[Dataset items]
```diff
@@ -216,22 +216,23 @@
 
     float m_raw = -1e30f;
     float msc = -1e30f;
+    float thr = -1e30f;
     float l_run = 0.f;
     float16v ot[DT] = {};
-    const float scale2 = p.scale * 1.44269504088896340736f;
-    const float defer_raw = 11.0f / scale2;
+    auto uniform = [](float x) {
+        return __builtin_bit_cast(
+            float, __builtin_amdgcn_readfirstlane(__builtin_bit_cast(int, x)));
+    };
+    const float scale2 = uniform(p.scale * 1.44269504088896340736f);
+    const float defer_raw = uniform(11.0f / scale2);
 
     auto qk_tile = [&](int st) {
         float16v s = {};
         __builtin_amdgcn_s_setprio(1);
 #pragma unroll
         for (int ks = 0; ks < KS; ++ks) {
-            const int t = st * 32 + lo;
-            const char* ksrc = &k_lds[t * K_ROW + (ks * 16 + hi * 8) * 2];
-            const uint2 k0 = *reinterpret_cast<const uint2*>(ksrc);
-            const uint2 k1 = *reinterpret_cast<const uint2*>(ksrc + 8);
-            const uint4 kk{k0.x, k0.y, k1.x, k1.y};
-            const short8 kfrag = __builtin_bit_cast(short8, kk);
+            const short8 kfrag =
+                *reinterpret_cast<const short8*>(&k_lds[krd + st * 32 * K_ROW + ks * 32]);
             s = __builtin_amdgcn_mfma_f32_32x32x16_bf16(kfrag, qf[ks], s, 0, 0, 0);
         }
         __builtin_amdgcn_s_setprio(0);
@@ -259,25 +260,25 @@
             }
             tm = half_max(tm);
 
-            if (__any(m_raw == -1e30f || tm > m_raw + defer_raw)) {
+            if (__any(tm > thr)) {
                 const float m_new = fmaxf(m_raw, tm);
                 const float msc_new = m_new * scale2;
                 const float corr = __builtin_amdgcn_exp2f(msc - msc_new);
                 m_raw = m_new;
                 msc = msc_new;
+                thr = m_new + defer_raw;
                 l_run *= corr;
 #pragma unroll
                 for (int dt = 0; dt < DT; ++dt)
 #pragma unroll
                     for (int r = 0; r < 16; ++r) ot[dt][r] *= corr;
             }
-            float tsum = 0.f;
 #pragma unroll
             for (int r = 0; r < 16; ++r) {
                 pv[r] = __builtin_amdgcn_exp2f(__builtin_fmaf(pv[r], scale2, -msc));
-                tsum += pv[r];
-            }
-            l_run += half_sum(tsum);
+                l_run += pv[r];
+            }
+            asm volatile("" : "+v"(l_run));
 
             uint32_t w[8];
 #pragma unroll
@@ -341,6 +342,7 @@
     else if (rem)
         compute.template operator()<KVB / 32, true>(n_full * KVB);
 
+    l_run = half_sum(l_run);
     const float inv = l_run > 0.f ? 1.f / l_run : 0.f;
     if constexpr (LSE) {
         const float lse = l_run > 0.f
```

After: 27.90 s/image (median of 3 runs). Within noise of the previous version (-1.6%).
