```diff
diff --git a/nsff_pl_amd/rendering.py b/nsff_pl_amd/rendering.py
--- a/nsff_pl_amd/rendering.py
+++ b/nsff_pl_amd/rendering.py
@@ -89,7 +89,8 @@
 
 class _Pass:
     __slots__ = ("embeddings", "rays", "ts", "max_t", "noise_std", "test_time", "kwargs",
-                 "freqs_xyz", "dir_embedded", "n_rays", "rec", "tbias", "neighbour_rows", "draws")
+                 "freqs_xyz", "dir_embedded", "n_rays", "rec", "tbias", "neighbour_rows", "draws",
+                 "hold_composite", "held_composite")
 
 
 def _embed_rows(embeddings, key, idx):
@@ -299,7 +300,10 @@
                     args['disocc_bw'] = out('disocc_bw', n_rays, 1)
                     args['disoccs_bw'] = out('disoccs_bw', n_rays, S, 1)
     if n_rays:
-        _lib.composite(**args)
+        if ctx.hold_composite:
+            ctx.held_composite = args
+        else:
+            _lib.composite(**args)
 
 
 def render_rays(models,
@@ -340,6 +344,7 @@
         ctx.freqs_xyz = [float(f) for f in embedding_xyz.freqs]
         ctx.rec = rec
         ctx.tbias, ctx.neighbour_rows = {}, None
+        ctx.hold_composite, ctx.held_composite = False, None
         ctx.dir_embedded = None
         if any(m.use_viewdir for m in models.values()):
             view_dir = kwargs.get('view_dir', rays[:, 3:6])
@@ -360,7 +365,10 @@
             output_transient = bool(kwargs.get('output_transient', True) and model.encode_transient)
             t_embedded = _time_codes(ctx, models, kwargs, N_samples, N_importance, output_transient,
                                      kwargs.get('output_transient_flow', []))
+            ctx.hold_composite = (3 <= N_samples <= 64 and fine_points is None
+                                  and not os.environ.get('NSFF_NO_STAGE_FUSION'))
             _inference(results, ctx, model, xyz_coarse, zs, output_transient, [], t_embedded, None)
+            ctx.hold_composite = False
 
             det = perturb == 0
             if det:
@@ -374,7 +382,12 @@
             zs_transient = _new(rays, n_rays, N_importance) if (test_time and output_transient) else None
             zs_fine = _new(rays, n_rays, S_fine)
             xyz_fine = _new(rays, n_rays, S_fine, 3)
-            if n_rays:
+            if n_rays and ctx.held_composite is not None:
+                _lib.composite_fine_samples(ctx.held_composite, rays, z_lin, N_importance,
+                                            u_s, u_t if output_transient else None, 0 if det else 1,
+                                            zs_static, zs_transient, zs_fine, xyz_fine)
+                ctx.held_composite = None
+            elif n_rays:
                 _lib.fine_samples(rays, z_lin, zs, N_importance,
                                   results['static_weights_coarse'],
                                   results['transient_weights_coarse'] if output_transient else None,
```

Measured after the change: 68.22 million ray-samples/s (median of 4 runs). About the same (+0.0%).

> [Problem statement] Work through the data above line by line and give the number of lines in which "None" occurs. Add nothing else.

> [Problem solution] 10